Он вспомнил это, покуда шел, вдыхая аромат сосен, затемнявших склон. Столько лет прошло. Этой самой дорогой, но в противоположном направлении, к морю. Молодые мужчины с беспокойной мечтой в сердце, с каплями дождя в душе, с блеском приключения в глазах вместе с ним спускались по склону и, как мальчишки, прятали за крикливым оживлением сомнения и неуверенность. И каждый надеялся добыть своего белого кита. А женщины, которые недвижно и немо стояли на вершине последнего холма и глядели им вслед, были обречены с той минуты сносить нескончаемое одиночество, ткать и распускать полотно; растить сыновей, чтобы те в своей черед ушли тем же путем. Их удел теперь — стариться у очага, пережевывая смутные мысли, меж тем как ушедшие с вином и песнями ткут себе судьбы, которые воспеты будут поэтами, романистами, режиссерами на повернутой к зрителю светлой стороне истории.
Он сбился со своей импровизации, но снова подхватил ритм, вторя звуку собственных шагов. И, вспоминая, углубился в лес по тропинке, петлявшей меж холмов. А вспоминал он тихо позванивающую бронзой черноту ночей, когда вместе с товарищами дрожал от холода во чревах деревянных коней и ждал, когда придет миг вылезти и вступить в бой.
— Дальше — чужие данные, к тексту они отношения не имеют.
+    const Place at = place<BN>(a);
+    const int wm = at.wm, wn = at.wn, lr = at.lr, lh = at.lh;
+    const int wv = __builtin_amdgcn_readfirstlane(at.tid >> 6);
+    const int T = (a.k + BK - 1) / BK;
+
+    f32x16 acc[2][WN][E];
+    #pragma unroll
+    for (int i = 0; i < 2; ++i)
+        #pragma unroll
+        for (int j = 0; j < WN; ++j)
+            #pragma unroll
+            for (int p = 0; p < E; ++p)
+                #pragma unroll
+                for (int r = 0; r < 16; ++r) acc[i][j][p][r] = 0.f;
+
+    const char* src[G];
+    const unsigned voff = (unsigned)(at.tid & 63) * 16u;
+    #pragma unroll
+    for (int i = 0; i < G; ++i) {
+        const int u = wv + NW * i;
+        if (u < UA) {
+            src[i] = (const char*)a.A + (a_block(at.m0 / BM, T, 0, 3 * E) + 64L * u) * 16;
+        } else {
+            const int ub = u - UA, hh = ub / UB, r = ub - hh * UB;
+            src[i] = (const char*)a.B + (b_block(at.n0 / B_COLS + hh, T, 0, 3 * E) + 64L * r) * 16;
+        }
+    }
+    auto issue_one = [&](int i, int st) __attribute__((always_inline)) {
+        const int u = wv + NW * i;
+        if (G == GMIN || i < GMIN || u < U) {
+            glds_copy(voff, src[i], lds + st * STAGE + 64 * u);
+            src[i] += (u < UA ? 3 * E * A_PIECES : 3 * E * B_PIECES) * 16;
+        }
+    };
+
+    auto mfma = [](const u32x4& x, const u32x4& y, f32x16& c) {
+        c = __builtin_amdgcn_mfma_f32_32x32x16_bf16(__builtin_bit_cast(bf16x8, x), __builtin_bit_cast(bf16x8, y), c, 0, 0, 0);
+    };
+    auto prod6 = [&](const u32x4* x, const u32x4* y, f32x16& c) {
+        mfma(x[2], y[0], c); mfma(x[1], y[1], c); mfma(x[0], y[2], c);
+        mfma(x[1], y[0], c); mfma(x[0], y[1], c); mfma(x[0], y[0], c);
+    };
+    constexpr int NG = CPLX ? 8 : 2 * WN;
+    const int cw = wn * (32 * WN);
+    const int offA = piece(wm * 64 + lr, lh);
+    const int offB = 3 * E * A_PIECES + (cw / B_COLS) * (3 * E * B_PIECES) + piece(cw % B_COLS + lr, lh);
+    auto step = [&](int st, int sf, auto fill_c) __attribute__((always_inline)) {
+        constexpr bool FILL = decltype(fill_c)::value;
+        const u32x4* As = lds + st * STAGE + offA;
+        const u32x4* Bs = lds + st * STAGE + offB;
+        auto hook = [&](int g) __attribute__((always_inline)) {
+            if constexpr (FILL) {
+                __builtin_amdgcn_sched_barrier(0);
+                #pragma unroll
+                for (int i = g * G / NG; i < (g + 1) * G / NG; ++i) issue_one(i, sf);
+                __builtin_amdgcn_sched_barrier(0);
+            }
+        };
+        if constexpr (CPLX) {
+            static_assert(WN == 1, "complex waves are 64 x 32");
+            u32x4 fb[2][3];
+            #pragma unroll
+            for (int p = 0; p < 2; ++p)
+                #pragma unroll
+                for (int s = 0; s < 3; ++s) fb[p][s] = Bs[(3 * p + s) * B_PIECES];
+            #pragma unroll
+            for (int i = 0; i < 2; ++i) {
+                u32x4 fa[2][3];
+                #pragma unroll
+                for (int p = 0; p < 2; ++p)
+                    #pragma unroll
+                    for (int s = 0; s < 3; ++s) fa[p][s] = As[(3 * p + s) * A_PIECES + 64 * i];
+                hook(4 * i);
+                prod6(fa[0], fb[0], acc[i][0][0]);
+                hook(4 * i + 1);
+                prod6(fa[0], fb[1], acc[i][0][1]);
+                hook(4 * i + 2);
+                prod6(fa[1], fb[0], acc[i][0][1]);
+                #pragma unroll
+                for (int s = 0; s < 3; ++s) fa[1][s] ^= 0x80008000u;
+                hook(4 * i + 3);
+                prod6(fa[1], fb[1], acc[i][0][0]);
+            }
+        } else {
+            u32x4 fb[WN][3];
+            #pragma unroll
+            for (int j = 0; j < WN; ++j)
+                #pragma unroll
+                for (int s = 0; s < 3; ++s) fb[j][s] = Bs[s * B_PIECES + 64 * j];
+            #pragma unroll
+            for (int i = 0; i < 2; ++i) {
+                u32x4 fa[3];
+                #pragma unroll
+                for (int s = 0; s < 3; ++s) fa[s] = As[s * A_PIECES + 64 * i];
+                #pragma unroll
+                for (int j = 0; j < WN; ++j) {
+                    hook(i * WN + j);
+                    prod6(fa, fb[j], acc[i][j][0]);
+                }
+            }
+        }
+    };
+    auto publish = [&](bool ahead) __attribute__((always_inline)) {
+        if (ahead) asm volatile("s_waitcnt vmcnt(%0) lgkmcnt(0)" ::"n"(GMIN) : "memory");
+        else       asm volatile("s_waitcnt vmcnt(0) lgkmcnt(0)" ::: "memory");
+        __builtin_amdgcn_s_barrier();
+        asm volatile("" ::: "memory");
+    };
+
+    constexpr std::true_type yes{};
+    constexpr std::false_type no{};
+    #pragma unroll
+    for (int t = 0; t < 2; ++t)
+        if (t < T) {
+            #pragma unroll
+            for (int i = 0; i < G; ++i) issue_one(i, t);
+        }
+    int st = 0, t = 0;
+    for (; t + 2 < T; ++t) {
+        publish(true);
+        step(st, st == 0 ? 2 : st - 1, yes);
+        st = st == 2 ? 0 : st + 1;
+    }
+    for (; t < T; ++t) {
+        publish(t + 1 < T);
+        step(st, 0, no);
+        st = st == 2 ? 0 : st + 1;
+    }
+#include "gemm_sp_epilogue.h"
+}
+
+template <bool CPLX, int WN, int NW, int TAG>
+int launch_tag(hipStream_t st, const Args& a, int dev)
+{
+    constexpr int BN = 32 * WN * (NW / 2);
+    constexpr size_t lds_bytes = (size_t)STAGES * stage_pieces(CPLX, BN) * 16;
+    static std::atomic<bool> attr_set[MAX_DEVICES];
+    if (!attr_set[dev].load(std::memory_order_relaxed)) {
+        (void)hipFuncSetAttribute((const void*)gemm_bf16x3d_kernel<CPLX, WN, NW, TAG>, hipFuncAttributeMaxDynamicSharedMemorySize,
+                                  (int)lds_bytes);
+        attr_set[dev].store(true, std::memory_order_relaxed);
+    }
+    hipLaunchKernelGGL((gemm_bf16x3d_kernel<CPLX, WN, NW, TAG>), dim3(a.total), dim3(64 * NW), lds_bytes, st, a);
+    return (int)hipGetLastError();
+}
+
+template <bool CPLX, int WN, int NW>
+int launch(hipStream_t st, const Args& a, int tag)
+{
+    int dev = 0;
+    (void)hipGetDevice(&dev);
+    if (dev < 0 || dev >= MAX_DEVICES) dev = 0;
+    return tag == 1 ? launch_tag<CPLX, WN, NW, 1>(st, a, dev) : launch_tag<CPLX, WN, NW, 0>(st, a, dev);
+}
+
+}
+
+Bf16x3DmaPlan bf16x3_dma_plan(bool cplx, int m, int n, int k, int num_cu)
+{
+    Bf16x3DmaPlan p{};
+    p.bn = cplx ? (n <= 64 ? 64 : 128) : tile_cols(m, n, num_cu);
+    p.threads = (cplx && p.bn == 128) ? 512 : 256;
+    p.stages = STAGES;
+    p.planes = cplx ? 6 : 3;
+    p.gm = m > 0 ? (int)(((long)m + BM - 1) / BM) : 0;
+    p.gn = n > 0 ? (int)(((long)n + p.bn - 1) / p.bn) : 0;
+    p.steps = k > 0 ? (int)(((long)k + BK - 1) / BK) : 0;
+    p.lds_bytes = (size_t)STAGES * stage_pieces(cplx, p.bn) * 16;
+    p.a_bytes = bf16x3_pack_bytes(cplx, m, k);
+    p.b_bytes = (n > 0 && k > 0) ? (size_t)b_blocks(n, p.bn) * p.steps * p.planes * B_PIECES * 16 : 0;
+    p.a_step_bytes = (size_t)p.planes * A_PIECES * 16;
+    p.b_step_bytes = (size_t)p.planes * B_PIECES * 16;
+    p.b_ranges = p.bn / B_COLS;
+    return p;
+}
+
+void bf16x3_dma_read(const Bf16x3DmaPlan& p, int tm, int tn, int t, size_t* a_off, size_t b_off[2])
+{
+    *a_off = (size_t)a_block(tm, p.steps, t, p.planes) * 16;
+    for (int hh = 0; hh < 2; ++hh)
+        b_off[hh] = hh < p.b_ranges ? (size_t)b_block((long)tn * p.b_ranges + hh, p.steps, t, p.planes) * 16 : 0;
+}
+
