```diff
+        }
+      }
+    }
+  }
+  __syncthreads();
+  {
+    const int a = threadIdx.x & 15, c = threadIdx.x >> 4;
+    const int ag = t.a0 + a, cg = t.c0 + c;
+    if (ag < v && cg >= 0 && cg < v) {
+      const long long vv = (long long)v * v;
+      double* __restrict__ up = U + (((long long)k * o + t.i0) * v + cg) * v + ag;
+      const double* __restrict__ lp = tile + c * ZB_SC + a * ZB_SI;
+      int i = 0;
+      for (; i + 4 <= t.icw; i += 4) {
+        const double u0 = up[(long long)i * vv], u1 = up[(long long)(i + 1) * vv], u2 = up[(long long)(i + 2) * vv], u3 = up[(long long)(i + 3) * vv];
+        up[(long long)i * vv] = lp[i] + u0; up[(long long)(i + 1) * vv] = lp[i + 1] + u1;
+        up[(long long)(i + 2) * vv] = lp[i + 2] + u2; up[(long long)(i + 3) * vv] = lp[i + 3] + u3;
+      }
+      for (; i < t.icw; ++i) up[(long long)i * vv] = lp[i] + up[(long long)i * vv];
+    }
+  }
+  __syncthreads();
+  {
+    const int fr = lane & 15, fk = lane >> 4;
+    const bool ain = t.a0 + fr < v;
+    for (int cc = wave; cc < ZB_T; cc += 4) {
+      const int cg = t.c0 + cc;
+      if (cg < 0 || cg >= v) continue;
+      const double* __restrict__ Bz = ovoo + ((long long)k * v + cg) * o * o;
+      for (int n0 = 0; n0 < t.icw; n0 += 16) {
+        const int il = n0 + fr;
+        const bool iin = il < t.icw;
+        d4v acc = {0.0, 0.0, 0.0, 0.0};
+        for (int k0 = 0; k0 < o; k0 += 4) {
+          const int l = k0 + fk;
+          const bool lin = l < o;
+          const double b = (lin && iin) ? Bz[(long long)l * o + t.i0 + il] : 0.0;
+          const double a = (lin && ain) ? t1[(long long)l * v + t.a0 + fr] : 0.0;
+          acc = __builtin_amdgcn_mfma_f64_16x16x4f64(a, b, acc, 0, 0, 0);
+        }
+        if (iin) {
+#pragma unroll
+          for (int r = 0; r < 4; ++r) tile[cc * ZB_SC + (fk + 4 * r) * ZB_SI + il] -= acc[r];
+        }
+      }
+    }
+  }
+  __syncthreads();
+  {
+    const int c = threadIdx.x & 15, a = threadIdx.x >> 4;
+    const int ag = t.a0 + a, cg = t.c0 + c;
+    if (ag < v && cg >= 0 && cg < v) {
+      const long long si = (long long)v * o * v;
+      const long long off = (((long long)t.i0 * v + ag) * o + k) * v + cg;
+      const double* __restrict__ bp = W1base + off;
+      double* __restrict__ wp = W1 + off;
+      const double* __restrict__ lp = tile + c * ZB_SC + a * ZB_SI;
+      int i = 0;
+      for (; i + 4 <= t.icw; i += 4) {
+        const double b0 = bp[(long long)i * si], b1 = bp[(long long)(i + 1) * si], b2 = bp[(long long)(i + 2) * si], b3 = bp[(long long)(i + 3) * si];
+        wp[(long long)i * si] = lp[i] + b0; wp[(long long)(i + 1) * si] = lp[i + 1] + b1;
+        wp[(long long)(i + 2) * si] = lp[i + 2] + b2; wp[(long long)(i + 3) * si] = lp[i + 3] + b3;
+      }
+      for (; i < t.icw; ++i) wp[(long long)i * si] = lp[i] + bp[(long long)i * si];
+    }
+  }
+}
+__global__ void __launch_bounds__(256) ccsd_zb_consume_kernel(int o, int v, const double* __restrict__ ZB, const double* __restrict__ t1, const double* __restrict__ ovoo,
+                                                               double* __restrict__ U, const double* __restrict__ W1base, double* __restrict__ W1) { ccsd_zb_consume_kernel_body(make_uint3(blockIdx.x, blockIdx.y, blockIdx.z), make_uint3(gridDim.x, gridDim.y, gridDim.z), o, v, ZB, t1, ovoo, U, W1base, W1); }
+int dev_ccsd_zb_consume(int64_t o, int64_t v, const double* ZB, const double* t1, const double* ovoo, double* U, const double* W1base, double* W1) {
+  REQUIRE_INIT();
+  if (o <= 0 || v <= 0) return QEMB_OK;
+  if (!ZB || !t1 || !ovoo || !U || !W1base || !W1) { set_error("dev_ccsd_zb_consume: null pointer"); return QEMB_ERR_ARG; }
+  if (o > 65535 || v > (1 << 20)) { set_error("dev_ccsd_zb_consume: extent too large"); return QEMB_ERR_ARG; }
+  const ZbGrid g = zb_grid(o, v);
+  const long long gx = (long long)g.tiles_c * g.tiles_a * g.nch;
+  if (gx > 0x7fffffffLL) { set_error("dev_ccsd_zb_consume: too many tiles"); return QEMB_ERR_ARG; }
+  hipLaunchKernelGGL(ccsd_zb_consume_kernel, dim3((unsigned)gx, (unsigned)o), dim3(256), 0, g_stream, (int)o, (int)v, ZB, t1, ovoo, U, W1base, W1);
+  HIP_TRY(hipGetLastError());
+  return QEMB_OK;
+}
+
+__device__ __forceinline__ void ccsd_zc_consume_kernel_body(const uint3 BID, const uint3 GDIM, int o, int v, const double* __restrict__ ZC, const double* __restrict__ t1,
+                                                              const double* __restrict__ ovoo_kilc, const double* __restrict__ W2base, const double* __restrict__ W1,
+                                                              double* __restrict__ W2, double* __restrict__ R) {
+  const int lane = threadIdx.x & 63, fr = lane & 15, fk = lane >> 4;
+  const uint3 LB = xcd_logical_block(BID, GDIM);
+  const long long z = LB.y, k = z / o, i = z - k * o;
+  const int item = (int)LB.x * 4 + (int)(threadIdx.x >> 6);
+  if (item >= zc_row_strips(v) * zc_col_tiles(o, v, k)) return;
+  const ZcItem it = zc_item(item, o, v, k);
+  const int m0 = it.m0, col = it.col0 + fr;
+  const bool cin = col >= 0 && col < v;
+  const double* __restrict__ Cz = ZC + z * v * v;
+  const double* __restrict__ Bz = ovoo_kilc + z * o * v;
+  const long long orow = (long long)o * v, obase = (i * v * o + k) * v + col;
+  const int ra = m0 + fr, rb = ra + 16;
+  double c0[4], c1[4], p0[4], p1[4], w0[4], w1[4];
+#pragma unroll
+  for (int r = 0; r < 4; ++r) {
+    const int ma = m0 + fk + 4 * r, mb = ma + 16;
+    const bool ina = cin && ma < v, inb = cin && mb < v;
+    c0[r] = ina ? Cz[(long long)ma * v + col] : 0.0;
+    c1[r] = inb ? Cz[(long long)mb * v + col] : 0.0;
+    p0[r] = ina ? W2base[obase + ma * orow] : 0.0;
+    p1[r] = inb ? W2base[obase + mb * orow] : 0.0;
+    w0[r] = ina ? W1[obase + ma * orow] : 0.0;
+    w1[r] = inb ? W1[obase + mb * orow] : 0.0;
+  }
+  d4v acc0 = {0.0, 0.0, 0.0, 0.0}, acc1 = {0.0, 0.0, 0.0, 0.0};
+  for (int k0 = 0; k0 < o; k0 += 4) {
+    const int l = k0 + fk;
+    const bool lin = l < o;
+    const double b = (lin && cin) ? Bz[(long long)l * v + col] : 0.0;
+    const double a0 = (lin && ra < v) ? t1[(long long)l * v + ra] : 0.0;
+    const double a1 = (lin && rb < v) ? t1[(long long)l * v + rb] : 0.0;
+    acc0 = __builtin_amdgcn_mfma_f64_16x16x4f64(a0, b, acc0, 0, 0, 0);
+    acc1 = __builtin_amdgcn_mfma_f64_16x16x4f64(a1, b, acc1, 0, 0, 0);
+  }
+  if (cin) {
+#pragma unroll
+    for (int r = 0; r < 4; ++r) {
+      const int ma = m0 + fk + 4 * r, mb = ma + 16;
+      if (ma < v) { const double w = (c0[r] - acc0[r]) + p0[r]; W2[obase + ma * orow] = w; R[obase + ma * orow] = w0[r] - 0.5 * w; }
+      if (mb < v) { const double w = (c1[r] - acc1[r]) + p1[r]; W2[obase + mb * orow] = w; R[obase + mb * orow] = w1[r] - 0.5 * w; }
+    }
+  }
+}
+__global__ void __launch_bounds__(256) ccsd_zc_consume_kernel(int o, int v, const double* __restrict__ ZC, const double* __restrict__ t1, const double* __restrict__ ovoo_kilc,
+                                                               const double* __restrict__ W2base, const double* __restrict__ W1, double* __restrict__ W2, double* __restrict__ R) { ccsd_zc_consume_kernel_body(make_uint3(blockIdx.x, blockIdx.y, blockIdx.z), make_uint3(gridDim.x, gridDim.y, gridDim.z), o, v, ZC, t1, ovoo_kilc, W2base, W1, W2, R); }
+int dev_ccsd_zc_consume(int64_t o, int64_t v, const double* ZC, const double* t1, const double* ovoo_kilc, const double* W2base, const double* W1, double* W2, double* R) {
+  REQUIRE_INIT();
+  if (o <= 0 || v <= 0) return QEMB_OK;
+  if (!ZC || !t1 || !ovoo_kilc || !W2base || !W1 || !W2 || !R) { set_error("dev_ccsd_zc_consume: null pointer"); return QEMB_ERR_ARG; }
+  if (o * o > 65535 || v > (1 << 20)) { set_error("dev_ccsd_zc_consume: extent too large"); return QEMB_ERR_ARG; }
+  const long long items = zc_items_max(v);
+  hipLaunchKernelGGL(ccsd_zc_consume_kernel, dim3((unsigned)((items + 3) / 4), (unsigned)(o * o)), dim3(256), 0, g_stream, (int)o, (int)v, ZC, t1, ovoo_kilc, W2base, W1, W2, R);
+  HIP_TRY(hipGetLastError());
+  return QEMB_OK;
+}
+
 __device__ __forceinline__ double slab_sum(const double* __restrict__ p, int S, long long stride) {
   switch (S) {
     case 1: return p[0];
@@ -3036,6 +3199,8 @@
   register_groupable<ccsd_ph_layouts_kernel_body, 256, long long, long long, const double*, const double*, double*, double*, double*, double*, double*, double*, int>((const void*)ccsd_ph_layouts_kernel);
   register_groupable<small_k_update_kernel_body, 256, long long, long long, long long, double, const double*, long long, const double*, long long, double*, long long, int>((const void*)small_k_update_kernel);
   register_groupable<small_k_update_mfma_kernel_body, 256, int, int, int, double, const double*, long long, const double*, long long, double*, long long>((const void*)small_k_update_mfma_kernel);
+  register_groupable<ccsd_zb_consume_kernel_body, 256, int, int, const double*, const double*, const double*, double*, const double*, double*>((const void*)ccsd_zb_consume_kernel);
+  register_groupable<ccsd_zc_consume_kernel_body, 256, int, int, const double*, const double*, const double*, const double*, const double*, double*, double*>((const void*)ccsd_zc_consume_kernel);
   register_groupable<ccsd_y_traces_kernel_body, 256, long long, long long, const double*, const double*, double*, const double*, int, long long, double>((const void*)ccsd_y_traces_kernel);
   register_groupable<lincomb_kernel_body, 256, long long, LincombK, double, double*>((const void*)lincomb_kernel);
   register_groupable<ladder_pack_tau_kernel_body, 256, long long, long long, const double*, double*, long long, double*, long long>((const void*)ladder_pack_tau_kernel);
diff --git a/quemb_amd/csrc/tail_ops_hostcheck.cpp b/quemb_amd/csrc/tail_ops_hostcheck.cpp
--- /dev/null
+++ b/quemb_amd/csrc/tail_ops_hostcheck.cpp
@@ -0,0 +1,35 @@
+#ifdef QEMB_HOSTCHECK
+#include "dev_ops.h"
+
+namespace qemb {
+
+int dev_ccsd_zb_consume(int64_t o, int64_t v, const double* ZB, const double* t1, const double* ovoo, double* U, const double* W1base, double* W1) {
+  if (o <= 0 || v <= 0) return 0;
+  if (!ZB || !t1 || !ovoo || !U || !W1base || !W1) { set_error("dev_ccsd_zb_consume: null pointer"); return QEMB_ERR_ARG; }
+  for (int64_t k = 0; k < o; ++k) for (int64_t c = 0; c < v; ++c) for (int64_t a = 0; a < v; ++a) for (int64_t i = 0; i < o; ++i) {
+    const double z = ZB[((k * v + c) * v + a) * o + i];
+    double s = 0.0;
+    for (int64_t l = 0; l < o; ++l) s += t1[l * v + a] * ovoo[((k * v + c) * o + l) * o + i];
+    U[((k * o + i) * v + c) * v + a] += z;
+    const int64_t off = ((i * v + a) * o + k) * v + c;
+    W1[off] = W1base[off] + (z - s);
+  }
+  return 0;
+}
+
+int dev_ccsd_zc_consume(int64_t o, int64_t v, const double* ZC, const double* t1, const double* ovoo_kilc, const double* W2base, const double* W1, double* W2, double* R) {
+  if (o <= 0 || v <= 0) return 0;
+  if (!ZC || !t1 || !ovoo_kilc || !W2base || !W1 || !W2 || !R) { set_error("dev_ccsd_zc_consume: null pointer"); return QEMB_ERR_ARG; }
+  for (int64_t k = 0; k < o; ++k) for (int64_t i = 0; i < o; ++i) for (int64_t a = 0; a < v; ++a) for (int64_t c = 0; c < v; ++c) {
+    double s = 0.0;
+    for (int64_t l = 0; l < o; ++l) s += t1[l * v + a] * ovoo_kilc[((k * o + i) * o + l) * v + c];
+    const int64_t off = ((i * v + a) * o + k) * v + c;
+    const double w = W2base[off] + (ZC[((k * o + i) * v + a) * v + c] - s);
+    W2[off] = w;
+    R[off] = W1[off] - 0.5 * w;
+  }
+  return 0;
+}
+
+}
+#endif
diff --git a/quemb_amd/csrc/tail_tiling.h b/quemb_amd/csrc/tail_tiling.h
--- /dev/null
+++ b/quemb_amd/csrc/tail_tiling.h
@@ -0,0 +1,51 @@
+#pragma once
+#if defined(__HIPCC__) || defined(__CUDACC__)
+#define QEMB_TT_HD __host__ __device__ __forceinline__
+#else
+#define QEMB_TT_HD inline
+#endif
+
+namespace qemb {
+constexpr int ZB_T = 16;
+constexpr int ZB_IC = 24;
+constexpr int ZB_SI = ZB_IC + 1;
+constexpr int ZB_SC = ZB_T * ZB_SI + 1;
+struct ZbGrid { int tiles_c, tiles_a, nch, icw; };
+struct ZbTile { int c0, a0, i0, icw; };
+
+QEMB_TT_HD int tail_line_shift(long long o, long long v, long long k) { return ((o * v) % 16 == 0) ? (int)((k * v) % 16) : 0; }
+
+QEMB_TT_HD ZbGrid zb_grid(long long o, long long v) {
+  ZbGrid g;
+  g.tiles_c = (int)((v + 15 + ZB_T - 1) / ZB_T);
+  g.tiles_a = (int)((v + ZB_T - 1) / ZB_T);
+  g.nch = (int)((o + ZB_IC - 1) / ZB_IC);
+  g.icw = (int)((o + g.nch - 1) / g.nch);
+  return g;
+}
+QEMB_TT_HD ZbTile zb_tile(const ZbGrid& g, unsigned x, long long o, long long v, long long k) {
+  ZbTile t;
+  const int ta = (int)(x % (unsigned)g.tiles_a), rest = (int)(x / (unsigned)g.tiles_a);
+  const int ich = rest % g.nch, tc = rest / g.nch;
+  t.c0 = tc * ZB_T - tail_line_shift(o, v, k);
+  t.a0 = ta * ZB_T;
+  t.i0 = ich * g.icw;
+  const long long left = o - t.i0;
+  t.icw = (int)(left < g.icw ? (left > 0 ? left : 0) : g.icw);
+  return t;
+}
+QEMB_TT_HD unsigned zb_div_magic(int icw) { return (65536u + (unsigned)icw - 1u) / (unsigned)icw; }
+QEMB_TT_HD int zb_div(unsigned e, unsigned magic) { return (int)((e * magic) >> 16); }
+
+struct ZcItem { int m0, col0; };
+QEMB_TT_HD int zc_col_tiles(long long o, long long v, long long k) { return (int)((v + tail_line_shift(o, v, k) + 15) / 16); }
+QEMB_TT_HD int zc_row_strips(long long v) { return (int)((v + 31) / 32); }
+QEMB_TT_HD long long zc_items_max(long long v) { return (long long)zc_row_strips(v) * ((v + 15 + 15) / 16); }
+QEMB_TT_HD ZcItem zc_item(int item, long long o, long long v, long long k) {
+  const int nt = zc_col_tiles(o, v, k);
+  ZcItem it;
+  it.m0 = (item / nt) * 32;
+  it.col0 = (item % nt) * 16 - tail_line_shift(o, v, k);
+  return it;
+}
+}
```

Вспоминал немыслимое остервенение моря, становящегося белым от обилия пены и яростного ветра. И штилевое предвечерье, когда вяло свисающий парус лишь тихо поскрипывал на мачте под солнцем, что обращало в расплавленный свинец ровную и гладкую поверхность воды. Вспоминал пещеры циклопов, таящие опасность приюты Цирцей, стены Сараево, у которых лежат тысячи припорошенных пылью мертвецов. Ракеты бьют в танки, обрушиваются башни-близнецы, дальнее зарево пожаров, испуганные глаза невольниц, скользкие от крови дворцовые переходы, где во мраке, подсвеченном пламенем, снуют темные фигуры победителей с добычей. Раскинутые ноги женщины в полутьме. Отдаленные острова, до которых никогда не дойдут ордеры на арест. И безмолвие.